10

This issue is more political than technical.

The organization has a lot of computers that connect via web browser to a central database. Customers are regularly left unattended with physical access to the terminals for over 15 minutes at a time. I reported that they are vulnerable to hardware keyloggers. The official IT response was, "We are aware of that possibility, and have a solution. Getting passwords would not do an attacker any good." But the higher-ups wouldn't let him say anything more -- security through obscurity.
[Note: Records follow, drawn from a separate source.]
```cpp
struct KernelForm {
  const void* fn;
  const void* occupancy_fn;
  uint32_t threads;
  uint32_t ticket_waves;
  size_t lds_bytes;
  uint32_t cache_slot;
  const char* name;
  int restart_form = -1;
};
enum : uint32_t { kFormSlotTile, kFormSlotPersistent, kFormSlotBlockwise, kFormSlotSplit, kFormSlotRestart, kFormSlotRestartContracted, kFormSlotRestartList, kFormSlots };
KernelForm megakernel_form(uint32_t kernel, bool lds_resident, bool stats, bool list, size_t lds_bytes, const KParams* p);
hipError_t form_blocks_per_cu(const KernelForm& f, int* out);
hipError_t launch_form(const KernelForm& f, const KParams& p, uint32_t n_blocks, hipStream_t stream);
uint32_t restart_threads(bool lds_resident);
constexpr uint32_t kRestartTreeletRegionBytes = 64u * 1024u;
uint32_t restart_wide_blocks_per_cu();
hipError_t launch_resolve(const KParams& p, hipStream_t stream);
hipError_t build_gamma_table(float* table_dev, hipStream_t stream);
hipError_t launch_gamma_selftest(const float* table_dev, uint32_t first, uint32_t count, unsigned long long* out_dev, hipStream_t stream);
hipError_t resolve_kernels();
void trace_queue_shape(uint32_t config, uint32_t* threads, uint32_t* plane_nodes, uint32_t* blocks_per_cu);
hipError_t launch_trace_queue(const KParams& p, uint32_t config, size_t lds_bytes, uint32_t n_blocks, const float* rays_dev, uint32_t n, int4* out_dev,
                              uint32_t* head_dev, int* resident_blocks_per_cu, hipStream_t stream);
hipError_t launch_trace_rays(const KParams& p, int kind, const float* rays_dev, uint32_t n, int4* out_dev,
                             hipStream_t stream);
hipError_t launch_features(const KParams& p, int kind, float4* feat_dev, float* rays_dev, hipStream_t stream);
hipError_t launch_denoise_pass(const DenoiseParams& q, int pass, hipStream_t stream);
struct AdaptiveParams;
hipError_t launch_adaptive_select(const AdaptiveParams& a, hipStream_t stream);
hipError_t launch_adaptive_resolve_list(const AdaptiveParams& a, hipStream_t stream);
hipError_t launch_adaptive_resolve(const AdaptiveParams& a, hipStream_t stream);
hipError_t launch_temporal_pass(const DenoiseParams& q, const TemporalParams& t, int pass, hipStream_t stream);
struct MotionParams;
hipError_t launch_motion_reproject(const DenoiseParams& q, const TemporalParams& t, const MotionParams& m, hipStream_t stream);

}

extern "C" void ptamd_fma_restart_form(int lds_resident, size_t lds_bytes, const ptamd::KParams* p, ptamd::KernelForm* out);
```

### cuda-pathtracer_amd/csrc/ptamd_host.h

```cpp
#pragma once

#include "../host/ptamd_internal.h"
#include "pt_device.h"
#include "pt_launch.h"
#include "pt_refit.h"
#include "ptamd_owners.h"
#include "ptamd_tuning.h"

#include <string>
#include <type_traits>
#include <vector>

namespace ptamd {

struct DeviceScene {
  DeviceBuffer<float4> nodes;
  DeviceBuffer<float4> nodes4;
  DeviceBuffer<float4> nodes8;
  DeviceBuffer<float4> nodes4q;
  uint32_t n_nodes8 = 0, depth8 = 0;
  DeviceBuffer<float4> tris_bvh;
  DeviceBuffer<float4> tris_brute;
  DeviceBuffer<float4> shade;
  bool flat = false;
  DeviceBuffer<int4> materials;
  DeviceBuffer<float4> lights;
  DeviceBuffer<TexDesc> textures;
  DeviceBuffer<float> texels;
  uint32_t n_faces = 0, n_lights = 0, n_nodes = 0, n_materials = 0, n_textures = 0;
  uint32_t n_bvh_tris = 0;
  uint32_t n_nodes4 = 0, depth4 = 0;
  float extent = 0.0f;
  bool all_finite = true;
  uint32_t n_skipped = 0;
  bool links = false, cull_on = false;
  uint32_t n_culled = 0;
  DeviceBuffer<uint32_t> links_plain;
  Bvh topology;
  std::vector<uint32_t> record_face;
  std::vector<uint8_t> skip_set, cull_bits;
  std::vector<uint32_t> link_words;
  PinnedBuffer<uint32_t> h_links[2];
  float reach = 0.0f;
  float margin_floor = 0.0f;
  ptamd_scene_info info{};
  bool released = false;
  bool refit_ok = false;
  std::vector<uint32_t> material_ids;
  std::vector<ptamd_light> host_lights;
  DeviceBuffer<float> raw;
  DeviceBuffer<uint32_t> refit_groups;
  DeviceBuffer<uint32_t> refit_levels;
  DeviceBuffer<uint32_t> refit_sched;
  DeviceBuffer<uint32_t> wide_child;
  uint32_t n_refit_groups = 0, n_refit_levels = 0, n_refit_sched = 0, refit_top_first = 0, refit_top_levels = 0;
  DeviceBuffer<float> d_faces;
  PinnedBuffer<ptamd_face> h_stage[2];
  Event staged[2];
  bool staged_valid[2] = { false, false };
  uint32_t stage_next = 0;
  Event updated;
  bool updated_valid = false;
  uint64_t geometry_serial = 0;
  DeviceBuffer<float> d_margin;
  PinnedBuffer<float> h_margin;
  Event margin_ready[2];
  bool margin_ready_valid[2] = { false, false };
  uint32_t margin_next = 0, margin_slot = 0;
  bool margins_pending = false;
  PinnedBuffer<ptamd_light> h_lights[2];
  Event lights_staged[2];
  bool lights_staged_valid[2] = { false, false };
  uint32_t lights_next = 0;
  double quality_built = 0.0;
  DeviceBuffer<double> d_quality;
};

struct DeviceCubemap {
  DeviceBuffer<float4> faces;
  uint32_t size = 0;
  bool uniform = false;
  float color[3] = { 0.f, 0.f, 0.f };
};

}

struct ptamd_context {
  int device = 0;
  ptamd::TuningSettings knobs;
  std::vector<ptamd::DeviceScene> scenes;
  std::vector<ptamd::DeviceCubemap> cubemaps;
  uint32_t frame_counter = 0;
  bool last_restart_deferred = false;
  int32_t last_restart_form = -1;
  ptamd::DeviceBuffer<unsigned long long> d_stats;
  ptamd::DeviceBuffer<float> d_gamma;
  ptamd::DeviceBuffer<uint32_t> d_tickets;
  ptamd::DeviceBuffer<uint32_t> d_heads;
  uint32_t ticket_next = 0;
  std::vector<bool> heads_clean;
  std::vector<bool> slot_pinned;
  int n_cus = 0;
  struct Occupancy { size_t lds = ~(size_t)0; int blocks_per_cu = -1; } occupancy[ptamd::kFormSlots];
  struct SampleScratch {
    void* stream = nullptr;
    ptamd::DeviceBuffer<float> buf[4];
    size_t bytes[4] = { 0, 0, 0, 0 };
    ptamd::Event mega_done[3];
    ptamd::Event resolved[3];
    bool resolved_valid[3] = { false, false, false };
    ptamd::Event last_done;
    uint32_t flip = 0;
    bool no_pipeline = false;
    bool captured = false;
    std::vector<uint32_t> pinned_slots;
  };
  std::vector<SampleScratch> sample_scratch;
  static constexpr uint32_t kMaxLanes = 4;
  ptamd::Stream lane[kMaxLanes];
  uint32_t n_lanes = 0;
  ptamd::Stream internal[2];
  uint32_t lane_next = 0;
  ptamd::DeviceBuffer<uint2> d_trace_spill;
  struct { uint32_t config = ~0u; size_t lds = 0; int resident = 0; } trace_queue_cache;
  size_t trace_spill_bytes = 0;
  ptamd::DeviceBuffer<unsigned long long> d_timeline;
  uint32_t timeline_waves = 0;
  ptamd::DeviceBuffer<float4> d_denoise;
  size_t denoise_pixels = 0;
};

static_assert(!std::is_copy_constructible<ptamd::DeviceScene>::value && !std::is_copy_constructible<ptamd::DeviceCubemap>::value &&
              !std::is_copy_constructible<ptamd_context::SampleScratch>::value && !std::is_copy_constructible<ptamd_context>::value,
              "structs that own device resources move, they are never copied");

namespace ptamd {

constexpr size_t kLdsBudget = 64 * 1024;
constexpr uint32_t kCompactMaxNodes = 896;
constexpr uint32_t kCompactMaxTris = 2047;
constexpr float kBoxMargin = 1e-3f;
constexpr uint32_t kTicketRing = 1024;
constexpr uint32_t kMaxFramesPerSlab = 4;

int hip_fail(const char* what, hipError_t e);

#define PT_HIP(call)                                         \
  do {                                                       \
    hipError_t _e = (call);                                  \
    if (_e != hipSuccess) return hip_fail(#call, _e);        \
  } while (0)

inline bool live_scene(const ptamd_context* ctx, uint32_t scene_id)
{
  return scene_id < ctx->scenes.size() && !ctx->scenes[scene_id].released;
}

int bring_up(ptamd_context* ctx, hipStream_t s);
bool stream_is_capturing(hipStream_t stream);

bool far_origin_camera(const DeviceScene& s, const ptamd_camera& cam);
int settle_margins(DeviceScene& s, hipStream_t stream, const char* who);
void fill_scene(const DeviceScene& s, const DeviceCubemap* cm, KParams& p);
int wait_for_update(const DeviceScene& s, hipStream_t stream, bool capturing);
int update_scene_checks(const char* who, const ptamd_context* ctx, uint32_t scene_id, uint32_t n_faces, const void* faces);
int update_capture_checks(const char* who, const ptamd_context* ctx, hipStream_t stream);
int wait_for_readers(const ptamd_context* ctx, const DeviceScene& s, hipStream_t stream);
int device_array_checks(const char* who, const char* what, const ptamd_context* ctx, const void* p, size_t bytes, bool aligned16);
int prepare_device_refit(const char* who, DeviceScene& s, RefitParams& r);
int enqueue_device_refit(DeviceScene& s, RefitParams& r, const float* faces, hipStream_t stream);

float frame_nb_inverse(float c);
float camera_terms(const ptamd_camera& cam, uint32_t width, KParams& p);
int do_launch(ptamd_context* ctx, const ptamd_launch* l, bool stats, const AdaptiveParams* ad = nullptr);

}
// ... 1 lines not shown
```

### cuda-pathtracer_amd/csrc/ptamd_launch.cpp

```cpp
#include "ptamd_host.h"
#include "pt_adaptive.h"

#include <algorithm>
#include <cmath>
#include <cstdlib>
#include <cstring>

namespace ptamd {

float frame_nb_inverse(float c)
{
  uint32_t bits;
  std::memcpy(&bits, &c, 4);
  const uint32_t exponent = bits >> 23;
  if ((bits & 0x007FFFFFu) != 0u || exponent < 1u || exponent > 253u) return 0.0f;
  return 1.0f / c;
}

namespace {

constexpr float kQuantisedMaxExtent = 1.0e8f;
constexpr size_t kMaxScratchStreams = 16;

void fill_far_table(uint32_t t[16])
// ... 90 lines not shown
}

uint32_t choose_wide_nodes(const ptamd_context* ctx, const DeviceScene& s, bool knobs, KParams& p)
{
  const bool quantised_ok = knobs && s.extent <= kQuantisedMaxExtent;
  if (quantised_ok && ctx->knobs.wide8 && s.n_nodes8 != 0) {
    p.nodes4 = s.nodes8.get(); p.n_nodes4 = s.n_nodes8; p.wide8 = 1u;
    return 7u * s.depth8 + 1u;
  }
  if (quantised_ok && ctx->knobs.wide4q && s.nodes4q) { p.nodes4 = s.nodes4q.get(); p.wide8 = 2u; }
  return 3u * s.depth4 + 1u;
}
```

The point is: I think they are bluffing. I don't know what their solution is, but there are hundreds of attack vectors open when you have physical access. Are they really just not worried about it because the risk (probability of attack) is low enough to trump the cost of improving physical security? How do I get them to listen? Is it even worth the effort?

Terrel Shumway
  • 320
  • 1
  • 8
  • 1
    "Is it even worth the effort?" Doesn't sound like it. Are you involved with the company in some way? – Abe Miessler Aug 28 '13 at 21:56
  • 2
    @Abe I am a customer. They are holding my data. I am not as paranoid about it as the authors of HIPPA. – Terrel Shumway Aug 28 '13 at 23:02
  • If they don't care about what you say they might as well not care about your data anyway. Can you switch to a more caring organization? – Marcel Aug 29 '13 at 11:57
  • 1
    @Marcel: I wish I could. It is rare for a de facto monopolist to care very much about what it's customers think. – Terrel Shumway Aug 29 '13 at 13:11
  • The HD Moore method is to notify the company, wait 15 days, notify CERT, wait 45 days, if CERT releases anything then call the press, even if CERT doesn't release anything (and even if they do) then start building a module for Metasploit, commit it to unstable, and make sure it gets committed to master within 30 days – atdre Mar 10 '15 at 18:30

2 Answers2

10

Since you are a customer of the company it might give you some more options. A few things worth considering:

  • Write a letter to the CEO of the company. Make a copy of the letter and send it to the person you spoke with as well as their manager.
  • Notify the press if you think you can find anyone who would be interested in the story.
  • File a complaint with the Better Business Bureau (if you are in the US) and send it to the CEO
  • Take your business somewhere else and tell them why you are doing it.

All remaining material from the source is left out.